# ASSIGNMENT
Only the lines from the start of the data through the one containing "mma_tf32_m16n8k8(float (&d)[4], const" belong in your answer; return them exactly.

# RECORDS SHOWN

☆ ☆ ☆ ☆ ☆

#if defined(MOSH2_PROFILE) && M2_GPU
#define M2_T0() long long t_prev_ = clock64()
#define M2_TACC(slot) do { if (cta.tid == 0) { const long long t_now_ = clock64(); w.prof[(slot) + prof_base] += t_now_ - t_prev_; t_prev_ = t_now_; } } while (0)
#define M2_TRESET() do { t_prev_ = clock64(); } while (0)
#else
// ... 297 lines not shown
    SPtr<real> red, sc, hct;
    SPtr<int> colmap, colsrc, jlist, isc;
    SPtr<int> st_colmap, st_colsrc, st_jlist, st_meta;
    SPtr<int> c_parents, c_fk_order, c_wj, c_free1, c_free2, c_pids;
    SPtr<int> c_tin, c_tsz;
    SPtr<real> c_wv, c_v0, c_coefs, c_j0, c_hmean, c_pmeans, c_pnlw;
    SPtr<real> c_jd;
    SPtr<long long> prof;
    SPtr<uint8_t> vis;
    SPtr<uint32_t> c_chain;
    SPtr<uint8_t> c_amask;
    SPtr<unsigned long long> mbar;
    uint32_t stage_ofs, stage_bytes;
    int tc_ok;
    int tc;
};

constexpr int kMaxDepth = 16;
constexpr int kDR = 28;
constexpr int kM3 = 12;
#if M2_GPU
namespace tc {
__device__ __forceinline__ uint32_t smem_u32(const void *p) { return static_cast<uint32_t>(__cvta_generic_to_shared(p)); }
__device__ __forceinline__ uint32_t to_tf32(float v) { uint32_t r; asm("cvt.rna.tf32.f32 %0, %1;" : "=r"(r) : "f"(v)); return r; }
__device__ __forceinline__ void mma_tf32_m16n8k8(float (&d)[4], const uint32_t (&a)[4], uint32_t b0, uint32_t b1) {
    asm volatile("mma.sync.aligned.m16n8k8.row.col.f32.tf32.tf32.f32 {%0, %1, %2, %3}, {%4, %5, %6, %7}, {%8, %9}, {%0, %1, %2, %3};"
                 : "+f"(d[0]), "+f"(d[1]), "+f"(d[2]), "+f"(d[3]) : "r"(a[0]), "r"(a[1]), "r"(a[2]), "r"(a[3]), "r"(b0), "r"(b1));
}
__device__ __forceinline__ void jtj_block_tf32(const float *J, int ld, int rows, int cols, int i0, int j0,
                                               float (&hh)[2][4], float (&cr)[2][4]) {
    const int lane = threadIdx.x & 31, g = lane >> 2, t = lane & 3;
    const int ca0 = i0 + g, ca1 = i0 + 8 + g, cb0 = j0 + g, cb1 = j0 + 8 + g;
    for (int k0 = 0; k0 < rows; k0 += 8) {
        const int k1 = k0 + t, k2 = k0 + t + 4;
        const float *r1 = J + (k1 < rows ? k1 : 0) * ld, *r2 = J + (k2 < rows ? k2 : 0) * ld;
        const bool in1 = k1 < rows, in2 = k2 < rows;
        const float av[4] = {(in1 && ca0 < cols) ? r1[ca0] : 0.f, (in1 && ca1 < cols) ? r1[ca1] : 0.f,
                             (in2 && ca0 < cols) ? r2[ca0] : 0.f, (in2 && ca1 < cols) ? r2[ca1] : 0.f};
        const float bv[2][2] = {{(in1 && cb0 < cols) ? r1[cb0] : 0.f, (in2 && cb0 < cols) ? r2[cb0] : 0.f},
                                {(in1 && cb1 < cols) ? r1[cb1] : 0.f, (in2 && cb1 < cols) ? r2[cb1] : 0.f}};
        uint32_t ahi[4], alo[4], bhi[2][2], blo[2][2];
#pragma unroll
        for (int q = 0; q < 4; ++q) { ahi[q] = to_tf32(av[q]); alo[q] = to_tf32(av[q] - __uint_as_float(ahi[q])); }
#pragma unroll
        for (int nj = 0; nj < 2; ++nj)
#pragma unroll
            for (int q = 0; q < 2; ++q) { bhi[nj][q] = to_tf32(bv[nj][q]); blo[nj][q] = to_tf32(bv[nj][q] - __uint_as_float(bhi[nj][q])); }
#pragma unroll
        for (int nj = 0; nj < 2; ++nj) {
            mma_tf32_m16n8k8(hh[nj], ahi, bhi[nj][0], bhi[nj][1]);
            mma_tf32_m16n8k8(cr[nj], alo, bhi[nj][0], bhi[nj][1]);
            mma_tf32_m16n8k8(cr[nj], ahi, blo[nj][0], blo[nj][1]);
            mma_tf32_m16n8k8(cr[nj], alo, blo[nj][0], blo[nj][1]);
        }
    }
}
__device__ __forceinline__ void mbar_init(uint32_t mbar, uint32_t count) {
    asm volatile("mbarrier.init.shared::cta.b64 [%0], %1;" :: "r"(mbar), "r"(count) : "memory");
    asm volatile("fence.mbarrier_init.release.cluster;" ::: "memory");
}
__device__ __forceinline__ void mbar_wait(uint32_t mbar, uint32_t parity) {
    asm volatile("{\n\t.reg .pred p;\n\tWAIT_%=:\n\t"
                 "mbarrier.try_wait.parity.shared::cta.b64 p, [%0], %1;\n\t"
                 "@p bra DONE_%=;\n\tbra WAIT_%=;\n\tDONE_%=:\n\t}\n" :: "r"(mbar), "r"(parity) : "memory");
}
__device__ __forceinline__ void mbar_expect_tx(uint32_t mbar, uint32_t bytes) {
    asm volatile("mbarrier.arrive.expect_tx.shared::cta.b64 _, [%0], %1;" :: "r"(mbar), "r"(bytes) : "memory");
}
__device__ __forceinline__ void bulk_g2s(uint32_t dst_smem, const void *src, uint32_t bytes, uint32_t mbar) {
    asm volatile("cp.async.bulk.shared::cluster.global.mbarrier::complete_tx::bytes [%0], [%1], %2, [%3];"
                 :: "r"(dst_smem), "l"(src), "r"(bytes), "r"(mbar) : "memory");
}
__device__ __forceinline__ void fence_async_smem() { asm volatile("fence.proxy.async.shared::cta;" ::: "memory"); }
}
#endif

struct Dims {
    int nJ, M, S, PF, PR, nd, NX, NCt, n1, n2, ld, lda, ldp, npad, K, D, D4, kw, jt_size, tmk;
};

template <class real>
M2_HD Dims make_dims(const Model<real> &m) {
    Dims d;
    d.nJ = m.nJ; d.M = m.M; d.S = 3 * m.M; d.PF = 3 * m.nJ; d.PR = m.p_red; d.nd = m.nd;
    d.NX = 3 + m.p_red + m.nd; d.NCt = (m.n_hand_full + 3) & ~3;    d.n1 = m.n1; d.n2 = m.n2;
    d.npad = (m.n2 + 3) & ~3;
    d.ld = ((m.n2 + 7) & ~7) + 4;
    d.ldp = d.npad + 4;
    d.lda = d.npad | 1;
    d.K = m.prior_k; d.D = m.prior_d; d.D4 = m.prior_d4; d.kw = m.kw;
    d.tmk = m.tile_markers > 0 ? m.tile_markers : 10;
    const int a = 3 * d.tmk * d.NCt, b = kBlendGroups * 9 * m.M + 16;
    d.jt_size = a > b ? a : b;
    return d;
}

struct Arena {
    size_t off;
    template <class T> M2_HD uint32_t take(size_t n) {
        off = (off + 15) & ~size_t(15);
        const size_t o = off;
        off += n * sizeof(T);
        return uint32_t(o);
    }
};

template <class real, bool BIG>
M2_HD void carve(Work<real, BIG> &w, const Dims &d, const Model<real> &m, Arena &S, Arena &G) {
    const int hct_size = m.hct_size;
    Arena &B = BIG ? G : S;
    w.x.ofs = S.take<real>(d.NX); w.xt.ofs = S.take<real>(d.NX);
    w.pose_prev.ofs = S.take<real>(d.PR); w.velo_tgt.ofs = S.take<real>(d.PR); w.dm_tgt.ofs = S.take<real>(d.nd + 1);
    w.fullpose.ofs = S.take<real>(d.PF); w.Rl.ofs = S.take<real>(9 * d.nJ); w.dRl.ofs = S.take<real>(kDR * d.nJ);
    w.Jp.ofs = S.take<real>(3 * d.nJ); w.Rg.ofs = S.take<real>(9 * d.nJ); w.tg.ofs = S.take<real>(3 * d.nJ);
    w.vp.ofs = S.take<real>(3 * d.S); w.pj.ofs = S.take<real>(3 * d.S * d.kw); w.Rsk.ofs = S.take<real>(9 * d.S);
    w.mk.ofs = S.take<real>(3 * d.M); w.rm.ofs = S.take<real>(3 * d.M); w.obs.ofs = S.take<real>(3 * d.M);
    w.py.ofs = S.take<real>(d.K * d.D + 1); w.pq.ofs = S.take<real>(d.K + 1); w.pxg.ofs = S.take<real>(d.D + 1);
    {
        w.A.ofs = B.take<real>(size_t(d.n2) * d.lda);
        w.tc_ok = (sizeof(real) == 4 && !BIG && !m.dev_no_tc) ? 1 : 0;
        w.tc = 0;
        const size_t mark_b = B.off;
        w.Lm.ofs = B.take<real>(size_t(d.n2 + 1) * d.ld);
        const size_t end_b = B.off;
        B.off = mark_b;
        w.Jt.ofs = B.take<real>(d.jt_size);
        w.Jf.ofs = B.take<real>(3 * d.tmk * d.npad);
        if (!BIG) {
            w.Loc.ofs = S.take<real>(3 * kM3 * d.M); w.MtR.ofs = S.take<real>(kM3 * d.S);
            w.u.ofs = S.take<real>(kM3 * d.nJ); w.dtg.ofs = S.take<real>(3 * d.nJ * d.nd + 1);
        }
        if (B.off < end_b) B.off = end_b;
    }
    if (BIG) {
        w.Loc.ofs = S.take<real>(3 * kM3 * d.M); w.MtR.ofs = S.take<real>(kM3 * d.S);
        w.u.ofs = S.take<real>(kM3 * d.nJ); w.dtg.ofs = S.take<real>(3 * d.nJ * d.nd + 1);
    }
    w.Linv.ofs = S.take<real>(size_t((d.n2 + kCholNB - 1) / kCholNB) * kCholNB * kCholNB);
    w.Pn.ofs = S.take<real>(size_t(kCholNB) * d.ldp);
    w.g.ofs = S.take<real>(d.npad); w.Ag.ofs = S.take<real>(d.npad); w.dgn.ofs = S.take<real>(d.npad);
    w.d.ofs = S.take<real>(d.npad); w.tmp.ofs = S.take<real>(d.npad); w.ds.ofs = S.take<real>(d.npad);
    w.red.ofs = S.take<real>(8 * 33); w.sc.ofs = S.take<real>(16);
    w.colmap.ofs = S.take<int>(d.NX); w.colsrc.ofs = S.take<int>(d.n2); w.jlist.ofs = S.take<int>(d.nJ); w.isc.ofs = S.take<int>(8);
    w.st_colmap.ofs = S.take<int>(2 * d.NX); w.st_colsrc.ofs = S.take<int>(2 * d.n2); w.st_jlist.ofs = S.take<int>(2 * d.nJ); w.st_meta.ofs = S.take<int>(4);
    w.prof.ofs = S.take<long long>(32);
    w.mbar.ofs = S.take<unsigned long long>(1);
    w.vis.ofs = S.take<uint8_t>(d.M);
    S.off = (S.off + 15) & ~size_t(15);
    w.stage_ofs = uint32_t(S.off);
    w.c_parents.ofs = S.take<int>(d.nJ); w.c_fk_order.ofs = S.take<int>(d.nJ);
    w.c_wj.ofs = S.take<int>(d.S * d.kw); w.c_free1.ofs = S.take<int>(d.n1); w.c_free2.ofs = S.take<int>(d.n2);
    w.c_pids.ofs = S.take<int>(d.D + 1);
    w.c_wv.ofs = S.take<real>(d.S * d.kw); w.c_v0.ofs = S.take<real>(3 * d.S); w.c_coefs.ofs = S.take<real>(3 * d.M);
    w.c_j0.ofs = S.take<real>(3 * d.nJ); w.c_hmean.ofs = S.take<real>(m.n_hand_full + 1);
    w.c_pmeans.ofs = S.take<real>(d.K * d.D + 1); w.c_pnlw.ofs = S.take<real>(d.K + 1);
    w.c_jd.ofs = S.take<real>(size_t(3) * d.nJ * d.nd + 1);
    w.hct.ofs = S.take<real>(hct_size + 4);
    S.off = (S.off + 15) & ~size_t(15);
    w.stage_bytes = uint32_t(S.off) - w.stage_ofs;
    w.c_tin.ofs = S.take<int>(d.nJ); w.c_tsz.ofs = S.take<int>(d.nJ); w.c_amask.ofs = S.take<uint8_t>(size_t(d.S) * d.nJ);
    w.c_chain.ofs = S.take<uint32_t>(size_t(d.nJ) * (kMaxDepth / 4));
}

☆ ☆ ☆ ☆ ☆

# EXERCISE SOLUTION
#if defined(MOSH2_PROFILE) && M2_GPU
#define M2_T0() long long t_prev_ = clock64()
#define M2_TACC(slot) do { if (cta.tid == 0) { const long long t_now_ = clock64(); w.prof[(slot) + prof_base] += t_now_ - t_prev_; t_prev_ = t_now_; } } while (0)
#define M2_TRESET() do { t_prev_ = clock64(); } while (0)
#else
// ... 297 lines not shown
    SPtr<real> red, sc, hct;
    SPtr<int> colmap, colsrc, jlist, isc;
    SPtr<int> st_colmap, st_colsrc, st_jlist, st_meta;
    SPtr<int> c_parents, c_fk_order, c_wj, c_free1, c_free2, c_pids;
    SPtr<int> c_tin, c_tsz;
    SPtr<real> c_wv, c_v0, c_coefs, c_j0, c_hmean, c_pmeans, c_pnlw;
    SPtr<real> c_jd;
    SPtr<long long> prof;
    SPtr<uint8_t> vis;
    SPtr<uint32_t> c_chain;
    SPtr<uint8_t> c_amask;
    SPtr<unsigned long long> mbar;
    uint32_t stage_ofs, stage_bytes;
    int tc_ok;
    int tc;
};

constexpr int kMaxDepth = 16;
constexpr int kDR = 28;
constexpr int kM3 = 12;
#if M2_GPU
namespace tc {
__device__ __forceinline__ uint32_t smem_u32(const void *p) { return static_cast<uint32_t>(__cvta_generic_to_shared(p)); }
__device__ __forceinline__ uint32_t to_tf32(float v) { uint32_t r; asm("cvt.rna.tf32.f32 %0, %1;" : "=r"(r) : "f"(v)); return r; }
__device__ __forceinline__ void mma_tf32_m16n8k8(float (&d)[4], const uint32_t (&a)[4], uint32_t b0, uint32_t b1) {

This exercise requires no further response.